An ordered or unordered list can be much more than a simple set of bullet points – in CSS, lists are often used to create navigation elements such as horizontal or vertical menus. Let’s start with options for simple lists.

For unordered lists, you can select whether the bullet style should be circular, square, or none:

ul {
list-style-type: square;
}
apple
Is a
List
Try changing “square” to “circle” or “disc” for other effects. You can also use an image in place of your bullets by specifying its URL:

ul {
list-style-image: url(http://www.w3schools.com/css/arrow.gif);
}
This
Is a
List
Ordered lists can have any combination of Roman numerals, decimal, alphabetic characters and more. A nice trick is to nest lists within lists, then use the CSS nested selector syntax we learned earlier to style different levels of your list differently, like this:

ol {
list-style-type: upper-roman;
}

ol ol {
list-style-type: decimal;
}

ol ol ol {
list-style-type: lower-alpha;
}
Person
Place
Region
Country
United States
Canada
Mexico
State
Thing
In the example here, ordered lists “ol” are told to use “upper-roman” as the list-style-type, unless it’s an ordered list inside of an ordered list, in which case the list-style-type is “decimal”… unless it’s a triply nested ordered list, in which case the list-style-type is “lower-alpha.” This technique is the key to building CSS based flyout navigation menus.

LISTS AS MENUS IN CSS

By default, list items are “block-level elements,” which means each one gets a line break above and below itself. To make a list appear horizontally, we need to override the default block behavior and use CSS to tell list items that they’re “inline” elements instead. In this example, we’ve also added background-color and padding to our list items, to make them appear like real menu items. Here is the simple HTML and CSS to create a basic list menu.

li {
display: inline;
list-style-type: none;
background-color:#425899;
color:white;
padding:5px;
}

<ul>
<li>Item one</li>
<li>Item two</li>
<li>Item three</li>
<li>Item four</li>
<li>Item five</li>
</ul>
Which seen by the browser it looks like this:

To make the experience more intuitive, we want to add some rollover behavior, so that the list items change color when the mouse rolls over them. To accomplish this, we’ll first make our list items into links (in the HTML). Then we’ll again use the CSS nested selector syntax to detect a linked item inside of a list item. Finally, we’ll use the anchor tag’s :hover pseudo-property to change appearance when a list item is in a certain state – namely, when the mouse is hovering over it.

li {
display: inline;
list-style-type: none;
}

li a {
background-color: #60996C;
color:white;
padding:5px;
text-decoration:none; 
}

li a:hover { 
/* This rule is only in effect when mouse is hovering */
background-color: #567499;
}

<ul>
<li><a href=”#”>Item one</a></li>
<li><a href=”#”>Item two</a></li>
<li><a href=”#”>Item three</a></li>
<li><a href=”#”>Item four</a></li>
<li><a href=”#”>Item five</a></li>
</ul>


See below. Roll mouse over list items to see the hover state in effect.

HOMEWORK | WEEK 4

If you receive any comments from me today in class, or via email in the following week, incorporate them into your pages.

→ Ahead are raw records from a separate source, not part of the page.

constexpr int trf_lds_doubles() { return 2048 + TRD_DEPTH * 2048; }
__device__ __forceinline__ void trf_strip(const double* X, const double* Dk, const double* Li, int rows, int nt, int dp, int it, double* lds, float* X32, int ld32) {
  constexpr int ASL = 64 * 16, DP = TRD_DEPTH;
  const int tid = threadIdx.x;
  const int lane = tid & 63, wv = __builtin_amdgcn_readfirstlane(tid >> 6);
  const int ws = (wv + it) & 3, wc0 = ws * 16;
  const int fk = lane >> 4, fr = lane & 15;
  const int i1 = (rows + 15) >> 4;
  const int nlast = nt - 1, nbl = (dp - 64 * nlast < 64) ? dp - 64 * nlast : 64, ncl = nbl >> 4;
  const int ntd = nt;
  const bool rw = ws < i1;
  float* At = (float*)lds;
  double* Bs = lds + 2048;
  unsigned voT[2], voL[2];
#pragma unroll
  for (int h = 0; h < 2; ++h) {
    const int row = wv * 16 + 8 * h + (lane >> 3), c = lane & 7;
    voT[h] = (unsigned)(row * TB + 2 * (c ^ dma_sw(row))) * 8u;
    voL[h] = (unsigned)(row * dp + 2 * (c ^ dma_sw(row))) * 8u;
  }
  int of[2];
#pragma unroll
  for (int hh = 0; hh < 2; ++hh) of[hh] = fr * 16 + 2 * ((4 * hh + fk) ^ dma_sw(fr));
  const int asw = (fr >> 1) & 3, ofa = fr * 16 + 4 * (fk ^ asw);
  const int opa0 = 4 * ((2 * fk) & 3 ^ asw) + 2 * (fk >> 1), opa1 = 4 * ((2 * fk + 1) & 3 ^ asw) + 2 * (fk >> 1);
  float4_t acc0[4], acc1[4], acc2[4], acc3[4];
  int vmtot = 0, vmk0 = 0, vmk1 = 0, vmk2 = 0;
#define TRF_NB(T) ((dp - 64 * (T) < 64) ? dp - 64 * (T) : 64)
#define TRF_LOAD_C(I, SET)                                                                                  \
  {                                                                                                         \
    const bool on_ = wc0 < TRF_NB(I);                                                                       \
    _Pragma("unroll") for (int i = 0; i < 4; ++i) {                                                          \
      double2_t u0 = (double2_t){0.0, 0.0}, u1 = u0;                                                        \
      if (on_ && i < i1) {                                                                                  \
        gcptr2 cp = (gcptr2)(X + (size_t)(16 * i + fr) * dp + 64 * (I) + wc0 + 4 * fk);                     \
        u0 = cp[0]; u1 = cp[1];                                                                             \
      }                                                                                                     \
      SET[i] = (float4_t){(float)-u0[0], (float)-u0[1], (float)-u1[0], (float)-u1[1]};                      \
    }                                                                                                       \
    if (on_) vmtot += 2 * i1;                                                                               \
  }
#define TRF_LOAD_R(I, NC, SET)                                                                              \
  {                                                                                                         \
    _Pragma("unroll") for (int c = 0; c < 4; ++c) {                                                          \
      double2_t u0 = (double2_t){0.0, 0.0}, u1 = u0;                                                        \
      if (rw && c < (NC)) {                                                                                 \
        gcptr2 cp = (gcptr2)(X + (size_t)(wc0 + fr) * dp + 64 * (I) + 16 * c + 4 * fk);                     \
        u0 = cp[0]; u1 = cp[1];                                                                             \
      }                                                                                                     \
      SET[c] = (float4_t){(float)-u0[0], (float)-u0[1], (float)-u1[0], (float)-u1[1]};                      \
    }                                                                                                       \
    if (rw) vmtot += 2 * (NC);                                                                              \
  }
#define TRF_STORE_R(I, NC, SET)                                                                             \
  if (rw) {                                                                                                 \
    typedef float4_t __attribute__((address_space(1)))* gptr4;                                              \
    _Pragma("unroll") for (int c = 0; c < 4; ++c)                                                            \
      if (c < (NC)) *(gptr4)(X32 + (size_t)(wc0 + fr) * ld32 + 64 * (I) + 16 * c + 4 * fk) = SET[c];        \
    vmtot += (NC);                                                                                          \
  }
#define TRF_PARK_C(SET)                                                                        \
  {                                                                                                         \
    _Pragma("unroll") for (int i = 0; i < 4; ++i) {                                                          \
      float* q = At + ws * ASL + (16 * i + fr) * 16;                                                        \
      *(float2_t*)(q + opa0) = (float2_t){-SET[i][0], -SET[i][1]};                                           \
      *(float2_t*)(q + opa1) = (float2_t){-SET[i][2], -SET[i][3]};                                           \
    }                                                                                                       \
  }
#define TRF_PARK_R(NC, SET, SG)                                                                             \
  if (rw) {                                                                                                 \
    _Pragma("unroll") for (int c = 0; c < 4; ++c) {                                                          \
      if (c < (NC)) {                                                                                       \
        float* q = At + c * ASL + (wc0 + fr) * 16;                                                          \
        *(float2_t*)(q + opa0) = (float2_t){SG SET[c][0], SG SET[c][1]};                                     \
        *(float2_t*)(q + opa1) = (float2_t){SG SET[c][2], SG SET[c][3]};                                     \
      }                                                                                                     \
    }                                                                                                       \
  }
#define TRF_ZERO(SET) { _Pragma("unroll") for (int i = 0; i < 4; ++i) SET[i] = (float4_t){0.f, 0.f, 0.f, 0.f}; }
  int ii = 0, ij = 0, is = 0, nissued = 0, ndone = 0;
#define TRF_ISSUE()                                                       \
  {                                                                                                         \
    if (ii < ntd) {                                                                                         \
      double* dst_ = Bs + (nissued % DP) * 2048 + wv * 256;                                                 \
      const int nsl_ = (ij == ii) ? (TRF_NB(ii) >> 4) : 4;                                                  \
      const bool two_ = 2 * is + 1 < nsl_;                                                                  \
      if (ij == ii) {                                                                                       \
        const int nb_ = TRF_NB(ii);                                                                         \
        const __amdgpu_buffer_rsrc_t rs_ = __builtin_amdgcn_make_buffer_rsrc((void*)(Li + (size_t)ii * TB * TB), 0, (int)(((unsigned)(nb_ - 1) * TB + (unsigned)nb_) * 8u), 0x00020000); \
        __builtin_amdgcn_raw_ptr_buffer_load_lds(rs_, (lds_vptr)(dst_), 16, voT[0], is * 256, 0, 0);        \
        __builtin_amdgcn_raw_ptr_buffer_load_lds(rs_, (lds_vptr)(dst_ + 128), 16, voT[1], is * 256, 0, 0);  \
        if (two_) {                                                                                         \
          __builtin_amdgcn_raw_ptr_buffer_load_lds(rs_, (lds_vptr)(dst_ + 1024), 16, voT[0], is * 256 + 128, 0, 0);       \
          __builtin_amdgcn_raw_ptr_buffer_load_lds(rs_, (lds_vptr)(dst_ + 1024 + 128), 16, voT[1], is * 256 + 128, 0, 0); \
        }                                                                                                   \
      } else {                                                                                              \
        const int nb_ = TRF_NB(ij);                                                                         \
        const __amdgpu_buffer_rsrc_t rs_ = __builtin_amdgcn_make_buffer_rsrc((void*)(Dk + (size_t)(64 * ij) * dp + 64 * ii), 0, (int)(((unsigned)(nb_ - 1) * (unsigned)dp + 64u) * 8u), 0x00020000); \
        __builtin_amdgcn_raw_ptr_buffer_load_lds(rs_, (lds_vptr)(dst_), 16, voL[0], is * 256, 0, 0);        \
        __builtin_amdgcn_raw_ptr_buffer_load_lds(rs_, (lds_vptr)(dst_ + 128), 16, voL[1], is * 256, 0, 0);  \
        __builtin_amdgcn_raw_ptr_buffer_load_lds(rs_, (lds_vptr)(dst_ + 1024), 16, voL[0], is * 256 + 128, 0, 0);         \
        __builtin_amdgcn_raw_ptr_buffer_load_lds(rs_, (lds_vptr)(dst_ + 1024 + 128), 16, voL[1], is * 256 + 128, 0, 0);   \
      }                                                                                                     \
      vmtot += (ij == ii && !two_) ? 2 : 4;                                                                 \
      { const int k_ = nissued % DP; if (k_ == 0) vmk0 = vmtot; else if (k_ == 1) vmk1 = vmtot; else vmk2 = vmtot; }  \
      ++nissued;                                                                                            \
      if (++is == ((nsl_ + 1) >> 1)) { is = 0; if (++ij >= ntd) { ++ii; ij = ii; } }                        \
    }                                                                                                       \
  }
#define TRF_MMA_C(TGT, AS, BS)                                                                              \
  {                                                                                                         \
    float4_t a_[4];                                                                                          \
    _Pragma("unroll") for (int i = 0; i < 4; ++i) a_[i] = *(const float4_t*)((AS) + i * 256 + ofa);         \
    _Pragma("unroll") for (int hh = 0; hh < 2; ++hh) {                                                      \
      const double2_t b_ = *(const double2_t*)((BS) + wc0 * 16 + of[hh]);                                   \
      _Pragma("unroll") for (int e = 0; e < 2; ++e) {                                                        \
        const float bf_ = (float)b_[e];                                                                      \
        _Pragma("unroll") for (int i = 0; i < 4; ++i)                                                        \
          TGT[i] = __builtin_amdgcn_mfma_f32_16x16x4f32(bf_, a_[i][2 * hh + e], TGT[i], 0, 0, 0);           \
      }                                                                                                     \
    }                                                                                                       \
  }
#define TRF_MMA_R(TGT, AS, BS, C0, NC)                                                                      \
  {                                                                                                         \
    const float4_t a_ = *(const float4_t*)((AS) + wc0 * 16 + ofa);                                          \
    _Pragma("unroll") for (int hh = 0; hh < 2; ++hh) {                                                      \
      double2_t b_[4];                                                                                       \
      _Pragma("unroll") for (int c = 0; c < 4; ++c)                                                          \
        if (c >= (C0) && c < (NC)) b_[c] = *(const double2_t*)((BS) + c * 256 + of[hh]);                    \
      _Pragma("unroll") for (int e = 0; e < 2; ++e) {                                                        \
        _Pragma("unroll") for (int c = 0; c < 4; ++c)                                                        \
          if (c >= (C0) && c < (NC)) TGT[c] = __builtin_amdgcn_mfma_f32_16x16x4f32((float)b_[c][e], a_[2 * hh + e], TGT[c], 0, 0, 0); \
      }                                                                                                     \
    }                                                                                                       \
  }
#define TRF_STEP_C(TGT) { TRF_MMA_C(TGT, A0, Bc) TRF_MMA_C(TGT, A0 + ASL, Bc + 1024) }
#define TRF_STEP_D0(TGT) { TRF_MMA_R(TGT, At, Bc, 0, 4) TRF_MMA_R(TGT, At + ASL, Bc + 1024, 1, 4) }
#define TRF_STEP_D1(TGT) { TRF_MMA_R(TGT, At + 2 * ASL, Bc, 2, 4) TRF_MMA_R(TGT, At + 3 * ASL, Bc + 1024, 3, 4) }
#define TRF_STEP_RL(N) { TRF_MMA_R(acc0, A0, Bc, 0, N) TRF_MMA_R(acc0, A0 + ASL, Bc + 1024, 0, N) }

  __syncthreads();
  TRF_ISSUE()
  if (DP > 2) TRF_ISSUE()
  TRF_LOAD_C(0, acc0)
  if (nt > 2) TRF_LOAD_C(1, acc1) else TRF_ZERO(acc1)
  if (nt > 3) TRF_LOAD_C(2, acc2) else TRF_ZERO(acc2)
  if (nt > 4) TRF_LOAD_C(3, acc3) else TRF_ZERO(acc3)
  TRF_PARK_C(acc0)
  TRF_ZERO(acc0)
#define TRF_STEP_BEGIN()                                                                                    \
    { const int k_ = ndone % DP; vm_wait_le(vmtot - (k_ == 0 ? vmk0 : k_ == 1 ? vmk1 : vmk2)); }            \
// ... 60 lines not shown
#undef TRF_STEP_D0
#undef TRF_STEP_C
#undef TRF_MMA_R
#undef TRF_MMA_C
#undef TRF_ISSUE
#undef TRF_ZERO
#undef TRF_PARK_R
#undef TRF_PARK_C
#undef TRF_STORE_R
#undef TRF_LOAD_R
#undef TRF_LOAD_C
#undef TRF_NB
}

Watch the “Box model with css” video on this page again. Create a new page and call it boxmodel.html. Make sure you update you navigation list in your other pages to add this new page. In your boxmodel.html page, create a page with the black, green red and blue boxes that looks exactly like what is in the video. Make a SPECIFIC css document for this boxmodel and call it boxmodel.css.

Post the new work and link it to your homework page.

Create your nav document in Photoshop and using the code I’ve supplied above, create a new nav for your HTML pages.